* **Given records**:
=== Begin Enclosure ===

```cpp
struct TapDesc { int len; int is_int; int layout;  int sub_ofs; int sub_len; int needs_taps; };
static int last_slot(const nnn_batch *h) { return h ? (int)((h->frame_count + h->nslot - 1) % h->nslot) : 0; }
static bool tap_desc(const nnn_batch *h, int tap, TapDesc &d, const void **ptr)
{
    const Buffers *b = h ? &h->b[h->last_set] : nullptr;
#define TP(field) (b ? (const void *)b->field : nullptr)
    switch (tap) {
    case NNN_TAP_FILTERED: d = {FRAME, 0, 3, 0, FRAME, 0}; *ptr = TP(hist); return true;
    case NNN_TAP_XLP: d = {XLP, 0, 0, 0, XLP, 1}; *ptr = TP(xlp_ti); return true;
    case NNN_TAP_AC: d = {5, 0, 0, last_slot(h) * 10, (h ? h->nslot : 0) * 10, 0}; *ptr = TP(lpc); return true;
    case NNN_TAP_LPC2: d = {5, 0, 0, last_slot(h) * 10 + 5, (h ? h->nslot : 0) * 10, 0}; *ptr = TP(lpc); return true;
    case NNN_TAP_XCORR1: d = {NLAG1, 0, 0, 0, NLAG1, 1}; *ptr = TP(xc1); return true;
    case NNN_TAP_BEST1: d = {2, 1, 0, 0, 2, 1}; *ptr = TP(best1); return true;
    case NNN_TAP_XCORR2C: d = {10, 0, 0, 0, 10, 1}; *ptr = TP(xc2); return true;
    case NNN_TAP_PITCH_SEARCH: d = {1, 1, 0, 0, 1, 1}; *ptr = TP(psearch); return true;
    case NNN_TAP_PITCH: d = {1, 1, 0, 0, 1, 0}; *ptr = TP(pitch); return true;
    case NNN_TAP_PITCH_GAIN: d = {1, 0, 0, 0, 1, 0}; *ptr = TP(pgain); return true;
    case NNN_TAP_X: d = {2 * FREQ, 0, 2, 0, 2 * FREQ, 1}; *ptr = TP(X); return true;
    case NNN_TAP_P: d = {2 * FREQ, 0, 4, 0, 2 * FREQ, 1}; *ptr = TP(P); return true;
    case NNN_TAP_EX: d = {NB, 0, 0, 0, NB, 0}; *ptr = TP(ex); return true;
    case NNN_TAP_EP: d = {NB, 0, 0, 0, NB, 0}; *ptr = TP(ep); return true;
    case NNN_TAP_EXP: d = {NB, 0, 0, 0, NB, 0}; *ptr = TP(exp_); return true;
    case NNN_TAP_FEATURES: d = {NFEAT, 0, 0, 0, NFEAT, 1}; *ptr = TP(feat); return true;
// ... 163 lines not shown
    if (cap < HEAD + PER_NODE * sc.nodes.size()) return fail("schedule buffer too small: %zu entries needed", HEAD + PER_NODE * sc.nodes.size());
    const int32_t head[HEAD] = {(int32_t)sc.nodes.size(), (int32_t)cp.sizes.size(), cp.pipe, cp.sched, cp.lanes, sc.fill, sc.fill_after_done, sc.last_syn};
    memcpy(out, head, sizeof(head));
    out += HEAD;
    for (const Node &n : sc.nodes) {
        const int32_t v[8] = {n.stage, n.group, n.frames, n.first, n.stream, n.first_use, n.record, n.n_waits};
        memcpy(out, v, sizeof(v));
        for (int w = 0; w < MAX_WAITS; w++) {
            const Wait x = w < n.n_waits ? n.waits[w] : Wait{-1, -1, -1};
            out[8 + 3 * w] = x.origin, out[9 + 3 * w] = x.stage, out[10 + 3 * w] = x.group;
        }
        out += PER_NODE;
    }
    return 0;
}
extern "C" int nnn_batch_debug_host_plan(nnn_batch *h, int n_frames, const nnn_pcm_layout *L, int has_vad, int64_t out[8])
{
    if (!h || !out || n_frames < 1) return fail("null argument or no frames");
    if (int rc = check_layout(h, L)) return rc;
    const HostPlan p = plan_host_call(h, n_frames, *L, has_vad != 0);
    const int64_t v[8] = {p.route, p.chunk, p.n_chunks, (int64_t)p.span, (int64_t)p.vbytes, (int64_t)p.vofs, p.drop, p.vad_masked};
    memcpy(out, v, sizeof(v));
    return 0;
}
extern "C" int nnn_batch_set_back_end(nnn_batch *h, int mode)
{
    if (!h) return fail("null batch");
    if (mode < -1 || mode > 4) return fail("unknown back-end mode %d", mode);
    h->paths.back_mode = mode;
    return 0;
}
extern "C" int nnn_batch_set_pipeline(nnn_batch *h, int on)
{
    if (!h) return fail("null batch");
    h->paths.use_pipeline = on != 0;
    return 0;
}
extern "C" int nnn_batch_set_schedule(nnn_batch *h, int mode, int lanes)
{
    if (!h) return fail("null batch");
    if (mode < SCHED_SEQ || mode > SCHED_STAGES) return fail("unknown schedule %d", mode);
    h->paths.sched = mode;
    if (lanes >= 1 && lanes <= NSTREAMS - 1) h->paths.n_lanes = lanes;
    h->paths.sched_auto = false;
    return 0;
}
// ... 1 lines not shown
```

=== End Enclosure ===

* **Exercise aim**:
Copy each line above holding "lanes".

* **Output**:
    const int32_t head[HEAD] = {(int32_t)sc.nodes.size(), (int32_t)cp.sizes.size(), cp.pipe, cp.sched, cp.lanes, sc.fill, sc.fill_after_done, sc.last_syn};
extern "C" int nnn_batch_set_schedule(nnn_batch *h, int mode, int lanes)
    if (lanes >= 1 && lanes <= NSTREAMS - 1) h->paths.n_lanes = lanes;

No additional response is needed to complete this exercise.